Instructions for the task: Please report how many lines in the data below contain "csrc". Nothing besides the number should be written.

Dataset extract:
 bool mb_params_are_surrogate(int field, const uint8_t *params);
 extern "C" int mina_poseidon_set_params(mina_ctx *c, int field, const uint8_t *params) {
     if (!c || !params) return fail(MINA_ERR_ARG, "null argument");
     if (bad_field(field)) return fail(MINA_ERR_ARG, "bad field");
     HIPC(hipSetDevice(c->device));
     c->use_lane0();
-    struct { PoseidonParams pp; PoseidonParams29 q; PoseidonRows1 q1; } both;
+    struct { PoseidonParams pp; PoseidonParams29 q; PoseidonRows1 q1; PoseidonRows3 q3; } both;
     PoseidonParams &pp = both.pp;
-    static_assert(sizeof(both) == sizeof(PoseidonParams) + sizeof(PoseidonParams29) + sizeof(PoseidonRows1), "PoseidonParams29 sits right behind PoseidonParams, PoseidonRows1 behind it");
+    static_assert(sizeof(both) == sizeof(PoseidonParams) + sizeof(PoseidonParams29) + sizeof(PoseidonRows1) + sizeof(PoseidonRows3), "PoseidonParams29 sits right behind PoseidonParams, PoseidonRows1 behind it, PoseidonRows3 last");
+    static_assert((sizeof(PoseidonParams) + sizeof(PoseidonParams29) + sizeof(PoseidonRows1)) % 16 == 0, "PoseidonRows3 starts on a 16-byte boundary");
     memset(&both, 0, sizeof both);
     DISPATCH_FIELD(field, {
         params_to_mont<F_>(params, c->fk[F_], pp);
@@ -159,6 +198,7 @@
         both.q.absorb = fe29_from_words(two522);
         both.q.leave = fe29_from_words(k.one);
         if (!poseidon_rows1<F_>(pp, k, two5, two522, both.q1)) memset(&both.q1, 0, sizeof both.q1);
+        if (!poseidon_rows3<F_>(pp, k, two5, two522, both.q3)) memset(&both.q3, 0, sizeof both.q3);
     });
     int rc;
     if ((rc = c->pparams[field].ensure(sizeof both))) return rc;
@@ -166,6 +206,7 @@
     HIPC(hipStreamSynchronize(c->L->stream));
     c->have_pparams[field] = true;
     c->pparams_rows1[field] = both.q1.ok != 0;
+    c->pparams_rows3[field] = both.q3.ok != 0;
     c->pparams_surrogate[field] = mb_params_are_surrogate(field, params);
     c->merkle_depth[field] = 0;
     if (field == FIELD_FP) { c->have_state_salts = false; c->have_acct_defaults = false; }
@@ -210,7 +251,7 @@
     int rc;
     if ((rc = h2d(c, c->L->tmp_a, inputs, n * len * 32))) return rc;
     if ((rc = c->L->tmp_c.ensure(n * 32))) return rc;
-    if ((rc = with_lanes<8, 3>(sponge_batch_lanes(n), [&](auto lanes) {
+    if ((rc = with_lanes<8, 3>(sponge_batch_lanes(n, tri_rows(c, field)), [&](auto lanes) {
             constexpr int LN = decltype(lanes)::value;
             DISPATCH_FIELD(field, { poseidon_hash_coop_kernel<F_, LN><<<cdiv(coop_threads<LN>(n), 256), 256, 0, c->L->stream>>>((uint32_t)n, (uint32_t)len, c->fk[F_], c->pparams[field].as<PoseidonParams>(), c->L->tmp_a.as<uint32_t>(), c->L->tmp_c.as<uint32_t>()); });
             return MINA_OK;
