@@ -517,3 +690,39 @@
   #undef CASE
   throw std::runtime_error("paged_attn: unsupported (group, head_dim)");
 }
+
+void launch_paged_attn_fused(bf16* out, const bf16* q, const bf16* k_new,
+                             const bf16* v_new, const long* positions,
+                             const float* cos_sin, const long* slot_mapping,
+                             bf16* k_cache, bf16* v_cache,
+                             const int* block_tables, const int* ctx_lens,
+                             long num_rows, int num_kv_heads, int group,
+                             int D, int max_blocks, int block_size,
+                             float scale, long q_stride, long k_stride,
+                             long v_stride, bool kv_fp8,
+                             hipStream_t stream) {
+  if (block_size != ATTN_BS)
+    throw std::runtime_error("paged_attn_fused: block_size must be 16");
+  if (D != 128 || (group != 1 && group != 2 && group != 4))
+    throw std::runtime_error(
+        "paged_attn_fused: needs head_dim 128 and GROUP in {1, 2, 4}");
+  const FusedRope fz{k_new, v_new, positions, cos_sin, slot_mapping,
+                     k_stride, v_stride};
+  dim3 grid((unsigned)num_rows, (unsigned)num_kv_heads, 1u);
+  const int h_total = num_kv_heads * group;
+  #define CASEF(G)                                                          \
+    if (group == G) {                                                       \
+      if (kv_fp8)                                                           \
+        paged_attn_v3_kernel<G, true, true><<<grid, 256, 0, stream>>>(      \
+            out, q, k_cache, v_cache, block_tables, ctx_lens, nullptr,      \
+            max_blocks, num_kv_heads, scale, q_stride, h_total, group, 0,   \
+            nullptr, fz);                                                   \
+      else                                                                  \
+        paged_attn_v3_kernel<G, false, true><<<grid, 256, 0, stream>>>(     \
+            out, q, k_cache, v_cache, block_tables, ctx_lens, nullptr,      \
+            max_blocks, num_kv_heads, scale, q_stride, h_total, group, 0,   \
+            nullptr, fz);                                                   \
+    }
+  CASEF(1) CASEF(2) CASEF(4)
+  #undef CASEF
+}
diff --git a/csrc/bindings.cpp b/csrc/bindings.cpp
--- a/csrc/bindings.cpp
+++ b/csrc/bindings.cpp
@@ -19,6 +19,11 @@
                        const int*, const int*, const int*, long, int, int,
                        int, int, int, float, long, float*, int, bool,
                        hipStream_t);
+void launch_paged_attn_fused(bf16*, const bf16*, const bf16*, const bf16*,
+                             const long*, const float*, const long*, bf16*,
+                             bf16*, const int*, const int*, long, int, int,
+                             int, int, int, float, long, long, long, bool,
+                             hipStream_t);
 void launch_attn_prefill_mfma(bf16*, const bf16*, const bf16*,
                               const bf16*, const int*, int, int, int, int,
                               int, float, long, long, long, hipStream_t);
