#define WS_GLOAD(run_)                                                                           \
  {                                                                                              \
    const int n_ = (run_) / k.runs_per_img;                                                      \
    const int q_ = (run_) - n_ * k.runs_per_img;                                                 \
    const int yp_ = q_ / k.runs_per_row, xs_ = q_ - yp_ * k.runs_per_row;                        \
    const int y0_ = 2 * yp_, x0_ = 16 * xs_ + 8 * xu;                                            \
    const __amdgpu_buffer_rsrc_t bx_ = __builtin_amdgcn_make_buffer_rsrc(                        \
        const_cast<float*>(x + (long long)n_ * k.Cin * HW), 0, (unsigned)(k.Cin * HW) * 4u, 0x00020000); \
    const __amdgpu_buffer_rsrc_t bd_ = __builtin_amdgcn_make_buffer_rsrc(                        \
        const_cast<float*>(dy + (long long)n_ * k.Cout * HW), 0, (unsigned)(k.Cout * HW) * 4u, 0x00020000); \
    const bool cok_ = ci0 + xc < k.Cin;                                                          \
    const unsigned cb_ = (unsigned)(ci0 + xc) * hw4;                                             \
     \
                                             \
    int ry_ = y0_ - 1 + xr;                                                                      \
    bool rok_ = (unsigned)ry_ < (unsigned)k.H;                                                   \
    if (k.pad_mode == 1) { ry_ = ry_ < 0 ? -ry_ : (ry_ >= k.H ? 2 * (k.H - 1) - ry_ : ry_); rok_ = true; } \
    const int rb_ = ry_ * k.W;                                                                   \
    const bool lin_ = x0_ > 0, rin_ = x0_ + 8 < k.W;                                             \
    const int ol_ = rb_ + (lin_ ? x0_ - 1 : 1), or_ = rb_ + (rin_ ? x0_ + 8 : k.W - 2);          \
    const bool lok_ = rok_ && cok_ && (lin_ || k.pad_mode == 1), rrok_ = rok_ && cok_ && (rin_ || k.pad_mode == 1); \
    const unsigned xb_ = (rok_ && cok_) ? cb_ + (unsigned)(rb_ + x0_) * 4u : OOB;                \
    rxa = __builtin_amdgcn_raw_buffer_load_b128(bx_, xb_, 0, 0);                                 \
    rxb = __builtin_amdgcn_raw_buffer_load_b128(bx_, xb_ == OOB ? OOB : xb_ + 16u, 0, 0);        \
    rxl = __builtin_amdgcn_raw_buffer_load_b32(bx_, lok_ ? cb_ + (unsigned)ol_ * 4u : OOB, 0, 0); \
    rxr = __builtin_amdgcn_raw_buffer_load_b32(bx_, rrok_ ? cb_ + (unsigned)or_ * 4u : OOB, 0, 0); \
    const unsigned db_ = (co0 + dc >= k.Cout || !dload) ? OOB                                    \
        : (unsigned)(co0 + dc) * hw4 + (unsigned)((y0_ + dk) * k.W + 16 * xs_ + 8 * du) * 4u;    \
    rda = __builtin_amdgcn_raw_buffer_load_b128(bd_, db_, 0, 0);                                 \
    rdb = __builtin_amdgcn_raw_buffer_load_b128(bd_, db_ == OOB ? OOB : db_ + 16u, 0, 0);        \
  }
#define WS_LSTORE()                                                                              \
  {                                                                                              \
    float r[10];                                                                                 \
    r[0] = __uint_as_float(rxl); r[9] = __uint_as_float(rxr);                                    \
    _Pragma("unroll") for (int e = 0; e < 4; ++e) { r[1 + e] = __uint_as_float(rxa[e]); r[5 + e] = __uint_as_float(rxb[e]); } \
    unsigned pa[5][NSP], pb[4][NSP];                                                             \
    _Pragma("unroll") for (int i = 0; i < 5; ++i) split_pair_s<NSP>(r[2 * i], r[2 * i + 1], xscale, pa[i]); \
    if (NSP == 2) {             \
      _Pragma("unroll") for (int i = 0; i < 4; ++i)                                              \
        _Pragma("unroll") for (int s = 0; s < NSP; ++s) pb[i][s] = __builtin_amdgcn_alignbit(pa[i + 1][s], pa[i][s], 16); \
    } else {                                                                                     \
      _Pragma("unroll") for (int i = 0; i < 4; ++i) split_pair<NSP>(r[2 * i + 1], r[2 * i + 2], pb[i]); \
    }                                                                                            \
    _Pragma("unroll") for (int s = 0; s < NSP; ++s) {                                            \
      u32x4* dst = Xc + ((s * 3 * 4 + xr) * 2 + xu) * CT + xc;                                   \
      dst[0] = u32x4{pa[0][s], pa[1][s], pa[2][s], pa[3][s]};                                    \
      dst[4 * XSLAB] = u32x4{pb[0][s], pb[1][s], pb[2][s], pb[3][s]};                            \
      dst[8 * XSLAB] = u32x4{pa[1][s], pa[2][s], pa[3][s], pa[4][s]};                            \
    }                                                                                            \
    float v[8];                                                                                  \
    _Pragma("unroll") for (int e = 0; e < 4; ++e) { v[e] = __uint_as_float(rda[e]); v[4 + e] = __uint_as_float(rdb[e]); } \
    bacc += ((v[0] + v[1]) + (v[2] + v[3])) + ((v[4] + v[5]) + (v[6] + v[7]));    \
    u32x4 sp[NSP];                                                                               \
    split8_s<NSP>(v, dscale, sp);                                                                \
    if (dload) { _Pragma("unroll") for (int s = 0; s < NSP; ++s) Dy[((s * 2 + dk) * 2 + du) * BC + dc] = sp[s]; } \
  }

  if (run_beg < run_end) {
    WS_GLOAD(run_beg);
    WS_LSTORE();
  }
  __syncthreads();

  const int abase = lhi * CT + wi * 32 + l31 + (KS == 2 ? kh * XSLAB : 0);
  const int bbase = lhi * BC + wc * 32 + l31 + (KS == 2 ? kh * 2 * BC : 0);
  for (int run = run_beg; run < run_end; ++run) {
    const bool more = (run + 1) < run_end;
    if (more) WS_GLOAD(run + 1);
    u32x4 b[NSP], a[2][NSP];
#define WS_LOADA(set_, step_)                                                                    \
  _Pragma("unroll") for (int s = 0; s < NSP; ++s)                                                \
    a[set_][s] = Xc[((s * 3 + ((step_) % 3)) * 4 + (step_) / 9 + ((step_) % 9) / 3) * XSLAB + abase];
    WS_LOADA(0, 0)
#pragma unroll
    for (int step = 0; step < NSTEP; ++step) {
      if (step % 9 == 0) {
#pragma unroll
        for (int s = 0; s < NSP; ++s) b[s] = Dy[(s * 2 + step / 9) * 2 * BC + bbase];
      }
      if (step + 1 < NSTEP) WS_LOADA((step + 1) & 1, step + 1)
#pragma unroll
      for (int q = 0; q < P::N; ++q)
        acc[step % 9] = mma16<NSP>(a[step & 1][P::A[q]], b[P::B[q]], acc[step % 9]);
    }
#undef WS_LOADA
#pragma unroll
    for (int i = 0; i < 2 * NSP; ++i) __builtin_amdgcn_sched_group_barrier(0x100, 1, 0);
#pragma unroll
    for (int step = 0; step < NSTEP; ++step) {
      const int nr = (step + 1 < NSTEP ? NSP : 0) + ((step + 1) % 9 == 0 && step + 1 < NSTEP ? NSP : 0);
#pragma unroll
      for (int i = 0; i < P::N; ++i) {
        __builtin_amdgcn_sched_group_barrier(0x008, 1, 0);
        if (i < nr) __builtin_amdgcn_sched_group_barrier(0x100, 1, 0);
        if (i == P::N - 1) {
#pragma unroll
          for (int e = P::N; e < nr; ++e) __builtin_amdgcn_sched_group_barrier(0x100, 1, 0);
        }
      }
    }
    if (more) {
      __syncthreads();
      WS_LSTORE();
      __syncthreads();
    }
  }
#undef WS_GLOAD
#undef WS_LSTORE

  if (want_db) {
    if (dload) atomicAdd(&bsum[dc], bacc);
    __syncthreads();
    if (tid < BC && co0 + tid < k.Cout) atomicAdd(&k.db[co0 + tid], bsum[tid]);
  }
  const int co = co0 + wc * 32 + l31;
  if (co < k.Cout) {
#pragma unroll
    for (int t = 0; t < 9; ++t) {
#pragma unroll
      for (int r = 0; r < 16; ++r) {
        const int ci = ci0 + wi * 32 + 4 * lhi + (r & 3) + 8 * (r >> 2);
        if (ci < k.Cin)
          df_acc(dwt, ((long long)t * k.Cin + ci) * k.Cout + co, NSP == 2 ? acc[t][r] * oscale * oscale2 : acc[t][r], k.fx);
      }
    }
  }
}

Task output: 3